Since the average winding current is directly related to the behavior of the motor, anything affecting motor current affects the motor behavior. Nyquist might be the wrong way to analyze this since the commutator spacing (between segments) is much less than the contact size and the output PWM is a fixed frequency while the commutator PRR is variable depending on the motor speed.

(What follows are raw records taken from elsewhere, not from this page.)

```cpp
static int companion(sg_ctx *ctx, const sg_postings *home, SgCompanion kind, const sg_csr *from, const sg_postings **out) {
    sg_postings **slot = kind == SgCompanion::plain      ? &home->plain
                         : kind == SgCompanion::alt_tile ? &home->alt_tile
                                                         : &home->exact_native;
    std::lock_guard<std::mutex> lock(g_companion_mu);
    if (!*slot) {
        if (kind == SgCompanion::plain) {
            SG_TRY(sg_postings_build_flags(ctx, from, home->build_tile_cols, (home->build_flags & 0xff) | SG_POSTINGS_NO_COLLAPSE, slot));
        } else {
            SG_TRY(sg_csr_ensure_rows(ctx, from));
            SG_TRY(sg_postings_build_flags(ctx, from, 0,
                                           (home->build_flags & SG_POSTINGS_NO_PERMUTATION) | SG_POSTINGS_NO_COLLAPSE |
                                               (kind == SgCompanion::alt_tile ? SG_POSTINGS_TILE_FORM : SG_POSTINGS_EXACT_ONLY),
                                           slot));
        }
    }
    *out = *slot;
    return SG_OK;
}

static const sg_csr *companion_source(const sg_csr *A, const sg_postings *Bt) {
    if (built_from(A, Bt)) return A;
    const sg_postings *home = owner(Bt);
    return home->collapse ? home->collapse->unique : (Bt->built_from_valid ? &Bt->built_from : nullptr);
}

struct SgPlan {
    enum Form { EXACT, EXACT_SELFJOIN, PRUNED, PRUNED_SELFJOIN };
    Form form = EXACT;
    const sg_postings *index = nullptr;
    int32_t stride = 0;
    double threshold = 0.0;
    double delta = 0.0;
};

// ... 710 lines not shown
```

string_grouper_amd/csrc/sg_vectorize.hip:

```cpp
#include <type_traits>

#include "sg_internal.h"

#define TOK_CAP 1024
#define SG_KEY_OOV32 0xFFFFFFFEu
#define SG_KEY_OOV64 0xFFFFFFFFFFFFFFFEull
#define SG_CHAR_ABSENT 0xFFFFu
#define TOK_CHARS (TOK_CAP + 16)

template <typename KeyT>
struct KeyTraits;
template <>
struct KeyTraits<uint32_t> {
    static constexpr uint32_t OOV = SG_KEY_OOV32;
    static constexpr uint32_t PAD = 0xFFFFFFFFu;
};
template <>
struct KeyTraits<uint64_t> {
    static constexpr uint64_t OOV = SG_KEY_OOV64;
    static constexpr uint64_t PAD = 0xFFFFFFFFFFFFFFFFull;
};

struct TokenCache {
    const sg_strings *src = nullptr;
// ... 582 lines not shown
    for (int q = 0; q < c; ++q) dst[d + q] = keys[b + q];
}

template <typename T>
__device__ __forceinline__ T tmul(T a, T b);
template <>
__device__ __forceinline__ float tmul<float>(float a, float b) { return __fmul_rn(a, b); }
template <>
__device__ __forceinline__ double tmul<double>(double a, double b) { return __dmul_rn(a, b); }

template <typename T, typename KeyT, typename Lookup>
__global__ void __launch_bounds__(256) weight_normalize_kernel(const int64_t *__restrict__ ub_ptr,
                                                               const int32_t *__restrict__ cnt,
                                                               const KeyT *__restrict__ keys,
                                                               const int32_t *__restrict__ tf, Lookup lookup,
                                                               const T *__restrict__ idf, int64_t n,
                                                               const int64_t *__restrict__ indptr,
                                                               int32_t *__restrict__ out_idx, T *__restrict__ out_val,
                                                               uint32_t *props ) {
    const int64_t i = (int64_t)blockIdx.x * blockDim.x + threadIdx.x;
    float n2 = 0.f;
    uint32_t len = 0;
    if (i < n) {
        const int64_t b = ub_ptr[i] - ub_ptr[0];
        const int c = cnt[i];
        int64_t o = indptr[i];
        const int64_t o0 = o;
        double acc = 0.0;
        for (int q = 0; q < c; ++q) {
            const int32_t col = lookup(keys[b + q]);
            if (col < 0) continue;
            const T w = tmul<T>((T)tf[b + q], idf[col]);
            out_idx[o] = col;
            out_val[o] = w;
            acc = __dadd_rn(acc, (double)tmul<T>(w, w));
            ++o;
        }
        len = (uint32_t)(o - o0);
        if (acc != 0.0) {
            const double nrm = __dsqrt_rn(acc);
            double s2 = 0.0;
            for (int64_t q = o0; q < o; ++q) {
                const T v = (T)__ddiv_rn((double)out_val[q], nrm);
                out_val[q] = v;
                s2 += (double)v * (double)v;
            }
            n2 = __double2float_ru(s2);
        }
    }
    uint32_t nb = __float_as_uint(n2);
#pragma unroll
    for (int d = 32; d > 0; d >>= 1) {
        nb = max(nb, (uint32_t)__shfl_xor((int)nb, d, 64));
        len = max(len, (uint32_t)__shfl_xor((int)len, d, 64));
    }
    if ((threadIdx.x & 63) == 0 && props) {
        const volatile uint32_t *seen = props;
        if (nb > seen[1]) atomicMax(props + 1, nb);
        if (len > seen[2]) atomicMax(props + 2, len);
    }
}

__device__ __forceinline__ double dpp_from_lower_lane(double v, double lane0_gets) {
    const uint64_t b = (uint64_t)__double_as_longlong(v), o = (uint64_t)__double_as_longlong(lane0_gets);
    const uint32_t lo = (uint32_t)__builtin_amdgcn_update_dpp((int)(uint32_t)o, (int)(uint32_t)b, 0x111 , 0xF, 0xF, false);
    const uint32_t hi =
        (uint32_t)__builtin_amdgcn_update_dpp((int)(uint32_t)(o >> 32), (int)(uint32_t)(b >> 32), 0x111, 0xF, 0xF, false);
    return __longlong_as_double((long long)(((uint64_t)hi << 32) | lo));
}
__device__ __forceinline__ double shfl_double(double v, int src_lane) {
    const uint64_t b = (uint64_t)__double_as_longlong(v);
    const uint32_t lo = (uint32_t)__shfl((int)(uint32_t)b, src_lane, 64), hi = (uint32_t)__shfl((int)(uint32_t)(b >> 32), src_lane, 64);
    return __longlong_as_double((long long)(((uint64_t)hi << 32) | lo));
}

template <typename T, typename KeyT, typename Lookup>
__global__ void __launch_bounds__(256) weight_normalize_rows16_kernel(const int64_t *__restrict__ ub_ptr,
                                                                      const int32_t *__restrict__ cnt,
                                                                      const KeyT *__restrict__ keys,
                                                                      const int32_t *__restrict__ tf, Lookup lookup,
                                                                      const T *__restrict__ idf, int64_t n,
                                                                      const int64_t *__restrict__ indptr,
                                                                      int32_t *__restrict__ out_idx, T *__restrict__ out_val,
                                                                      uint32_t *props) {
    const int lane = threadIdx.x & 63, sub = lane & 15, grp_shift = lane & 48;
    const int64_t row = ((int64_t)blockIdx.x * blockDim.x + threadIdx.x) >> 4;
    const bool valid = row < n;
    const int64_t b = valid ? ub_ptr[row] - ub_ptr[0] : 0;
    const int c = valid ? cnt[row] : 0;
    const int64_t o0 = valid ? indptr[row] : 0;
    int cmax = c;
    cmax = max(cmax, __shfl_xor(cmax, 16, 64));
    cmax = max(cmax, __shfl_xor(cmax, 32, 64));
    double carry = 0.0;
    int32_t col_keep[2] = {-1, -1};
    T w_keep[2] = {(T)0, (T)0};
    for (int base = 0; base < cmax; base += 16) {
        const int q = base + sub;
        double w2 = 0.0;
        if (q < c) {
            const int32_t col = lookup(keys[b + q]);
            if (col >= 0) {
                const T w = tmul<T>((T)tf[b + q], idf[col]);
                w2 = (double)tmul<T>(w, w);
                if (base == 0) {
                    col_keep[0] = col;
                    w_keep[0] = w;
                } else if (base == 16) {
                    col_keep[1] = col;
                    w_keep[1] = w;
                }
            }
        }
        double acc = w2;
#pragma unroll
        for (int k = 0; k < 16; ++k) acc = __dadd_rn(dpp_from_lower_lane(acc, carry), w2);
        carry = shfl_double(acc, lane | 15);
    }
    float n2 = 0.f;
    uint32_t len = 0;
    if (carry != 0.0) {
        const double nrm = __dsqrt_rn(carry);
        double s2 = 0.0;
        int kept_before = 0;
        for (int base = 0; base < cmax; base += 16) {
            const int q = base + sub;
            int32_t col = -1;
            T w = 0;
            if (base < 32) {
                col = base == 0 ? col_keep[0] : col_keep[1];
                w = base == 0 ? w_keep[0] : w_keep[1];
            } else if (q < c) {
                col = lookup(keys[b + q]);
                if (col >= 0) w = tmul<T>((T)tf[b + q], idf[col]);
            }
            const uint32_t km = (uint32_t)(__ballot(col >= 0) >> grp_shift) & 0xFFFFu;
            if (col >= 0) {
                const int64_t o = o0 + kept_before + __popc(km & ((1u << sub) - 1u));
                const T v = (T)__ddiv_rn((double)w, nrm);
                out_idx[o] = col;
                out_val[o] = v;
                s2 += (double)v * (double)v;
            }
            kept_before += __popc(km);
        }
        len = (uint32_t)kept_before;
#pragma unroll
        for (int d = 8; d > 0; d >>= 1) s2 += shfl_double(s2, lane ^ d);
        n2 = __double2float_ru(s2 * (1.0 + 1e-12));
    }
    uint32_t nb = __float_as_uint(n2);
#pragma unroll
    for (int d = 32; d > 0; d >>= 1) {
        nb = max(nb, (uint32_t)__shfl_xor((int)nb, d, 64));
        len = max(len, (uint32_t)__shfl_xor((int)len, d, 64));
    }
    if (lane == 0 && props) {
        const volatile uint32_t *seen = props;
        if (nb > seen[1]) atomicMax(props + 1, nb);
        if (len > seen[2]) atomicMax(props + 2, len);
    }
}

static void free_cache(sg_ctx *ctx, TokenCache &c) {
    ctx->release(c.d_longs);
    c.d_longs = nullptr;
    ctx->release(c.d_cnt);
    ctx->release(c.d_keys);
    ctx->release(c.d_tf);
    ctx->release(c.d_indptr);
    c = TokenCache();
}

static TokParams make_tok_params(const sg_vocab *v, const VocabImpl *im, const sg_strings *s) {
    TokParams tp;
    memset(&tp, 0, sizeof(tp));
    tp.ngram = v->params.ngram_size;
    tp.lower = (v->params.ascii_lower && !(s && s->prelowered)) ? 1 : 0;
    tp.bits = v->bits_per_char;
    for (int c = 0; c < 128; ++c)
        if (v->params.delete_table[c]) tp.del_mask[c >> 5] |= 1u << (c & 31);
    memcpy(tp.rank_of_byte, im->rank_of_byte, sizeof(tp.rank_of_byte));
    return tp;
}

template <typename KeyT, bool SYMBOLS>
static int tokenize_longs_t(sg_ctx *ctx, const sg_strings *s, const TokParams &tp, int32_t *df_table, int32_t df_replicas,
                            int64_t df_stride, TokenCache &c, uint32_t n_long) {
    if (n_long == 0) return SG_OK;
    uint32_t *longs = c.d_longs;
    KeyT *keys = (KeyT *)c.d_keys;
    int64_t *d_sizes = nullptr, *d_coff = nullptr, *d_koff = nullptr;
    std::vector<int64_t> sizes(n_long), coff(n_long + 1, 0), koff(n_long + 1, 0);
    int st = sg_alloc(ctx, (size_t)n_long, &d_sizes);
    if (st == SG_OK) st = sg_alloc(ctx, (size_t)n_long + 1, &d_coff);
    if (st == SG_OK) st = sg_alloc(ctx, (size_t)n_long + 1, &d_koff);
    hipError_t e = hipSuccess;
    if (st == SG_OK) {
        hipLaunchKernelGGL(long_sizes_kernel, dim3((n_long + 255) / 256), dim3(256), 0, ctx->stream, s->d_offsets,
                           (const uint32_t *)(longs + 1), n_long, d_sizes);
        e = hipMemcpyAsync(sizes.data(), d_sizes, sizeof(int64_t) * n_long, hipMemcpyDeviceToHost, ctx->stream);
        if (e == hipSuccess) e = hipStreamSynchronize(ctx->stream);
    }
    uint16_t *lchars = nullptr;
    KeyT *lkeys = nullptr;
    if (st == SG_OK && e == hipSuccess) {
        for (uint32_t i = 0; i < n_long; ++i) {
            int64_t p2 = 64;
            while (p2 < sizes[i]) p2 <<= 1;
            coff[i + 1] = coff[i] + sizes[i] + 8;
            koff[i + 1] = koff[i] + p2;
        }
        st = sg_alloc(ctx, (size_t)coff[n_long] + 8, &lchars);
        if (st == SG_OK) st = sg_alloc(ctx, (size_t)koff[n_long] + 8, &lkeys);
        if (st == SG_OK) {
            e = hipMemcpyAsync(d_coff, coff.data(), sizeof(int64_t) * (n_long + 1), hipMemcpyHostToDevice, ctx->stream);
            if (e == hipSuccess)
                e = hipMemcpyAsync(d_koff, koff.data(), sizeof(int64_t) * (n_long + 1), hipMemcpyHostToDevice, ctx->stream);
            if (e == hipSuccess) {
                hipLaunchKernelGGL((tokenize_long_kernel<KeyT, SYMBOLS>), dim3(n_long), dim3(256), 0, ctx->stream,
                                   (const void *)s->d_bytes, s->d_offsets, tp, (const uint32_t *)(longs + 1),
                                   (const int64_t *)d_coff, (const int64_t *)d_koff, lchars, lkeys,
                                   (const int64_t *)c.d_ub_ptr, c.d_cnt, keys, c.d_tf, df_table, df_replicas, df_stride);
                e = hipGetLastError();
            }
            if (e == hipSuccess) e = hipStreamSynchronize(ctx->stream);
        }
    }
    ctx->release(d_sizes);
    ctx->release(d_coff);
    ctx->release(d_koff);
    ctx->release(lchars);
    ctx->release(lkeys);
// ... 248 lines not shown
            if (st == SG_OK && (hipMemcpyAsync(&t, d + c.n, sizeof(int64_t), hipMemcpyDeviceToHost, ctx->stream) != hipSuccess ||
                                hipStreamSynchronize(ctx->stream) != hipSuccess))
                st = SG_ERR_HIP;
        }
        if (st != SG_OK) break;
        totals.push_back(t);
        total += t;
    }
    uint64_t *all = nullptr;
    if (st == SG_OK) st = sg_alloc(ctx, (size_t)total + 1, &all);
    if (st == SG_OK) st = sg_alloc(ctx, (size_t)total + 1, &v->d_keys);
    if (st == SG_OK) st = sg_alloc(ctx, (size_t)total + 1, &v->d_df);
    int64_t at = 0;
    for (size_t i = 0; i < im->caches.size() && st == SG_OK; ++i) {
        const TokenCache &c = im->caches[i];
        if (c.n > 0 && totals[i] > 0) {
            hipLaunchKernelGGL(gather_keys_kernel, dim3((unsigned)((c.n + 255) / 256)), dim3(256), 0, ctx->stream,
                               (const int64_t *)c.d_ub_ptr, (const int32_t *)c.d_cnt, (const uint64_t *)c.d_keys,
                               (const int64_t *)dst_ptrs[i], c.n, all + at);
            if (hipGetLastError() != hipSuccess) st = SG_ERR_HIP;
        }
        at += totals[i];
    }
    int64_t n_unique = 0;
    if (st == SG_OK) st = sg_sort_unique_u64(ctx, all, total, v->d_keys, v->d_df, &n_unique);
    for (int64_t *d : dst_ptrs) ctx->release(d);
    ctx->release(all);
    if (st != SG_OK) return st;
    if (n_unique > 0) {
        uint64_t last = 0;
        if (hipMemcpyAsync(&last, v->d_keys + (n_unique - 1), 8, hipMemcpyDeviceToHost, ctx->stream) != hipSuccess ||
            hipStreamSynchronize(ctx->stream) != hipSuccess)
            return SG_ERR_HIP;
        if (last == SG_KEY_OOV64) --n_unique;
    }
    v->n_terms = n_unique;
    return SG_OK;
}
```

This is what I have been thinking...If we consider a set speed, how many pulses supply current to a particular winding at 150 Hz or 15Khz and how does the L/R affect the current? If we set this limit...at some speed a motor is spinning at a rate that allows a 150 Hz PWM at 50% duty cycle to supply current to an entire commutator segment, that is 3.3msec. Then the current rise time is a small fraction of the total current for that time period. For the same speed, segment length and duty cycle, a 15kHz PWM would make 100 on/off transitions and the L/R rise time over the same period becomes a significant portion of the supplied current over that same segment. Although at 150Hz the next segment would receive no current, the overall long term average current in both cases would seem to be 50% until you consider the rise time of the L/R equivalent. In addition, when either input pulse returns to zero, the inductance will try to cause the current to continue flowing. It is this that forms the sparking at the commutator/brush interface. That might prove to be useful in that an arc detector could be used to synchronize the sample circuitry. If that were possible, then a sample taken after the pulse would be by definition the back EMF. This of course, will become impossible when the duty cycle approaches 100%.